# Exercise material:
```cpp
int svxl_pyramid_level(svx_ctx* ctx, const SvxPairDev* pairs, int n_pairs, int level, int dtype, int d, int max_nblk,
                       int max_ksum, int part) {
    if (n_pairs <= 0 || max_nblk <= 0) return SVX_OK;
    hipStream_t st = ctx->stream;
    if (part == 0 && level >= 1) {
        hipLaunchKernelGGL(k_colmean, dim3((d + 255) / 256, max_ksum, n_pairs), dim3(256), 0, st, pairs, level);
        SVX_LAUNCH_CHECK(ctx, "k_colmean");
    }
#define LAUNCH(E, N, MODE)                                                                                             \
    do {                                                                                                               \
        if (part == 0) hipLaunchKernelGGL((k_sample_mean<E, N, MODE>), dim3(2, n_pairs), dim3(256), 0, st, pairs, level); \
        else if (d == N * E::VEC * SVX_WAVE) hipLaunchKernelGGL((k_pyramid<E, N, MODE, true>), dim3(max_nblk, max_ksum, n_pairs), dim3(256), 0, st, pairs, level); \
        else hipLaunchKernelGGL((k_pyramid<E, N, MODE, false>), dim3(max_nblk, max_ksum, n_pairs), dim3(256), 0, st, pairs, level); \
    } while (0)
    const int mode = level == 0 ? 1 : (level == 1 ? 2 : 0);
    if (mode == 0) {
#define M(N) LAUNCH(ElemF32, N, 0)
        SVX_SWITCH_NCH_F32(d, M)
#undef M
    } else if (dtype == SVX_F32) {
#define M(N) do { if (mode == 1) LAUNCH(ElemF32, N, 1); else LAUNCH(ElemF32, N, 2); } while (0)
        SVX_SWITCH_NCH_F32(d, M)
#undef M
    } else if (dtype == SVX_F16) {
#define M(N) do { if (mode == 1) LAUNCH(ElemF16, N, 1); else LAUNCH(ElemF16, N, 2); } while (0)
        SVX_SWITCH_NCH_16(d, M)
#undef M
    } else {
#define M(N) do { if (mode == 1) LAUNCH(ElemBF16, N, 1); else LAUNCH(ElemBF16, N, 2); } while (0)
        SVX_SWITCH_NCH_16(d, M)
#undef M
    }
#undef LAUNCH
    SVX_LAUNCH_CHECK(ctx, "k_pyramid");
    return SVX_OK;
}
// ... 27 lines not shown
```

speech-vecalign_amd/svx/_lib.py:

```python
import ctypes
import os
import threading

_HERE = os.path.dirname(os.path.abspath(__file__))
LIB_PATH = os.environ.get("SVX_LIB") or os.path.join(_HERE, "libsvx.so")

SVX_F32, SVX_F16, SVX_BF16 = 0, 1, 2
SVX_MAX_TYPES = 128
SVX_MAX_LEVELS = 16
SVX_MARGIN_RATIO, SVX_MARGIN_DISTANCE, SVX_MARGIN_ABSOLUTE = 0, 1, 2
SVX_SEARCH_COARSE_TO_FINE, SVX_SEARCH_STRAIGHT = 0, 1

SVX_OK, SVX_ERR_ARG, SVX_ERR_OVERLAPS, SVX_ERR_HIP, SVX_ERR_TRACEBACK = 0, 1, 2, 3, 4
SVX_ERR_NOMEM, SVX_ERR_EXTEND, SVX_ERR_PATH, SVX_ERR_BP = 5, 6, 7, 8

DEVICE_ERRORS = {
    SVX_ERR_TRACEBACK: "traceback bug",
    SVX_ERR_BP: "got unknown value",
    SVX_ERR_EXTEND: "asked to extend alignments but already bigger than requested",
    SVX_ERR_PATH: "search path is not a unit-step lattice path",
}

c_int, c_i64, c_f32, c_f64, c_vp = ctypes.c_int, ctypes.c_int64, ctypes.c_float, ctypes.c_double, ctypes.c_void_p

# ... 82 lines not shown
    "svx_knn_search_groups": (c_int, [c_vp, c_vp, c_int, c_vp, c_int, c_int, c_int, c_vp, c_vp, c_int, c_vp, c_vp]),
    "svx_margin_scores": (c_int, [c_vp, c_vp, c_vp, c_int, c_i64, c_int, c_vp, c_vp, c_int, c_vp]),
    "svx_knn_list_means": (c_int, [c_vp, c_vp, c_i64, c_int, c_vp]),
    "svx_margin_candidates": (c_int, [c_vp, c_vp, c_vp, c_i64, c_int, c_vp, c_vp, c_i64, c_i64, c_int, c_vp, c_vp, c_vp]),
    "svx_mine_greedy": (c_i64, [c_vp, c_i64, c_vp, c_vp, c_i64, c_i64, c_vp]),
    "svx_mt19937_choice": (c_int, [c_vp, ctypes.POINTER(ctypes.c_int32), c_i64, c_i64, c_vp]),
    "svx_norm_index_count": (c_i64, [c_int, c_int, c_int, c_int, c_int, c_int, c_int, c_int]),
    "svx_knob_index_count": (c_i64, [c_int, c_int, c_int, c_int]),
    "svx_draw_indices": (c_int, [c_vp, ctypes.POINTER(ctypes.c_int32), c_int, c_int, c_int, c_int, c_int, c_int, c_int, c_int, c_int,
                                 c_vp, c_vp]),
    "svx_candidate_table": (c_int, [ctypes.c_char_p, ctypes.c_char_p, ctypes.c_char_p, c_int, c_vp, c_int,
                                    ctypes.POINTER(ctypes.c_int32), ctypes.POINTER(c_i64), ctypes.c_char_p, c_int]),
    "svx_format_alignments": (c_i64, [c_vp, c_vp, c_i64, c_vp, c_i64]),
    "svx_num_levels": (c_int, [c_int, c_int, c_int]),
    "svx_knob_count": (c_i64, [c_int, c_int, c_int]),
    "svx_align_batch": (c_int, [c_vp, ctypes.POINTER(AlignParams), ctypes.POINTER(Pair), c_int]),
    "svx_alignment_rows": (c_int, [c_vp, c_int, c_int, ctypes.POINTER(Pair), c_int, c_f64, c_i64, c_vp, c_vp, c_vp, c_vp, c_int, c_vp, c_vp]),
    "svx_concat_rows": (c_int, [c_vp, c_int, c_int, ctypes.POINTER(Pair), ctypes.POINTER(Frames), c_int, ctypes.POINTER(ConcatParams), c_i64,
                                c_vp, c_vp, c_vp, c_vp, c_int, c_vp, c_vp]),
    "svx_debug_level": (c_int, [c_vp, c_int, c_int, ctypes.POINTER(LevelView)]),
    "svx_copy_to_host": (c_int, [c_vp, c_vp, c_vp, c_i64]),
    "svx_set_profiling": (c_int, [c_vp, c_int]),
    "svx_set_pipeline": (c_int, [c_vp, c_int]),
    "svx_flush": (c_int, [c_vp]),
    "svx_stage_ms": (c_f64, [c_vp, ctypes.c_char_p]),
    "svx_stage_launches": (c_int, [c_vp, ctypes.c_char_p]),
}
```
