@@ -205,6 +196,7 @@
   volatile unsigned long long* sch_tile = reinterpret_cast<volatile unsigned long long*>(order_bar + 2);
   uint8_t* smem = base + kCtrlBytes;
   uint8_t* cstage0 = smem + p.stages * p.stage_bytes;
+  uint8_t* ystage0 = cstage0 + (size_t)p.nbuf * p.cbytes;
 
   const int warp = __shfl_sync(0xffffffffu, (int)(threadIdx.x >> 5), 0);
   const int lane = threadIdx.x & 31;
@@ -218,7 +210,7 @@
     tma_prefetch_desc(&tmB);
     if (p.cbytes) tma_prefetch_desc(&tmD);
     if (p.res_tma) tma_prefetch_desc(&tmR);
-    if (p.bnr) tma_prefetch_desc(&tmY);
+    if (BR) tma_prefetch_desc(&tmY);
   }
   if (warp == 1 && lane == 0) {
     for (int i = 0; i < nstages; ++i) {
@@ -365,30 +357,35 @@
         a += v.x;
         b += v.y;
       }
-      if (p.bnr) b *= __ldg(p.bnr_bnp + p.N + st_nt * p.bn + et);
+      if (BR) b *= __ldg(p.bnr_bnp + p.N + st_nt * p.bn + et);
       atomicAdd(p.stats + st_nt * p.bn + et, a);
       atomicAdd(p.stats + p.N + st_nt * p.bn + et, b);
     }
     epi_bar(bar_id, epi_threads);
   };
-  auto issue_residual = [&](int t_, int bi_) {
+  auto issue_operands = [&](int t_, int bi_) {
     int ks_, mt_, nt_;
     decode_tile(p, t_, ks_, mt_, nt_);
     const int nb_ = nt_ * p.bn;
-    uint8_t* buf_ = cstage0 + (size_t)bi_ * p.cbytes;
     const int slabs = (min(p.bn, p.N - nb_) + 63) >> 6;
-    mbar_arrive_expect_tx(&res_bar[bi_], (uint32_t)slabs * 16384u);
-    for (int sl = 0; sl < slabs; ++sl) {
-      if (p.mode & 1) {
-        const int tn_ = fdiv(mt_, p.d_twh);
-        const int rwh_ = mt_ - tn_ * (p.tiles_w * p.tiles_h);
-        const int th_ = fdiv(rwh_, p.d_tw), tw_ = rwh_ - th_ * p.tiles_w;
-        tma_load_4d(buf_ + sl * 16384, &tmR, &res_bar[bi_], nb_ + sl * 64, tw_ << p.lbw, th_ << p.lbh, tn_ << p.lbn);
-      } else {
-        tma_load_2d(buf_ + sl * 16384, &tmR, &res_bar[bi_], nb_ + sl * 64, mt_ * kBM);
-      }
-    }
+    const uint32_t tensors = (p.res_tma ? 1u : 0u) + (YT && p.y_tma ? 1u : 0u);
+    mbar_arrive_expect_tx(&res_bar[bi_], tensors * (uint32_t)slabs * 16384u);
+    auto load = [&](const CUtensorMap* tm, uint8_t* buf_) {
+      for (int sl = 0; sl < slabs; ++sl) {
+        if (p.mode & 1) {
+          const int tn_ = fdiv(mt_, p.d_twh);
+          const int rwh_ = mt_ - tn_ * (p.tiles_w * p.tiles_h);
+          const int th_ = fdiv(rwh_, p.d_tw), tw_ = rwh_ - th_ * p.tiles_w;
+          tma_load_4d(buf_ + sl * 16384, tm, &res_bar[bi_], nb_ + sl * 64, tw_ << p.lbw, th_ << p.lbh, tn_ << p.lbn);
+        } else {
+          tma_load_2d(buf_ + sl * 16384, tm, &res_bar[bi_], nb_ + sl * 64, mt_ * kBM);
+        }
+      }
+    };
+    if (p.res_tma) load(&tmR, cstage0 + (size_t)bi_ * p.cbytes);
+    if (YT && p.y_tma) load(&tmY, ystage0 + (size_t)bi_ * p.cbytes);
   };
+  const bool epi_loads = p.res_tma || (YT && p.y_tma);
   float acc[NH * BN / 2];
   for (int it = 0;; ++it) {
     const int sit = PP ? 2 * it + wg : it;
@@ -412,7 +409,7 @@
     const int cbi = PP ? wg : p.nbuf > 1 ? (it & 1) : 0;
     uint8_t* cbuf = cstage0 + (size_t)cbi * p.cbytes;
     if (staged) {
-      if (p.bnr && p.res_tma) epi_bar(bar_id, epi_threads);
+      if (BR && epi_loads) epi_bar(bar_id, epi_threads);
       if (et == 0) {
         if (!PP && p.nbuf > 1) tma_store_wait_read<1>();
         else tma_store_wait_read<0>();
@@ -422,16 +419,7 @@
         epi_bar(bar_id, epi_threads);
         flush_stats(cbuf);
       }
-      if (et == 0) {
-        if (p.res_tma) issue_residual(t, cbi);
-        if (p.bnr && p.bnr_prefetch) {
-          const int slabs = (min(p.bn, p.N - n_base) + 63) >> 6;
-          for (int sl = 0; sl < slabs; ++sl) {
-            if (p.mode & 1) tma_prefetch_l2_4d(&tmY, n_base + sl * 64, tw << p.lbw, th << p.lbh, tn << p.lbn);
-            else tma_prefetch_l2_2d(&tmY, n_base + sl * 64, mt * kBM);
-          }
-        }
-      }
+      if (et == 0 && epi_loads) issue_operands(t, cbi);
       epi_bar(bar_id, epi_threads);
       if (new_block) {
         if (st_nt >= 0 && !p.res_tma) flush_stats(cbuf);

# Directions:
Reproduce each line of the material in which the string "lane" occurs.

# Exercise result:
   const int lane = threadIdx.x & 31;
   if (warp == 1 && lane == 0) {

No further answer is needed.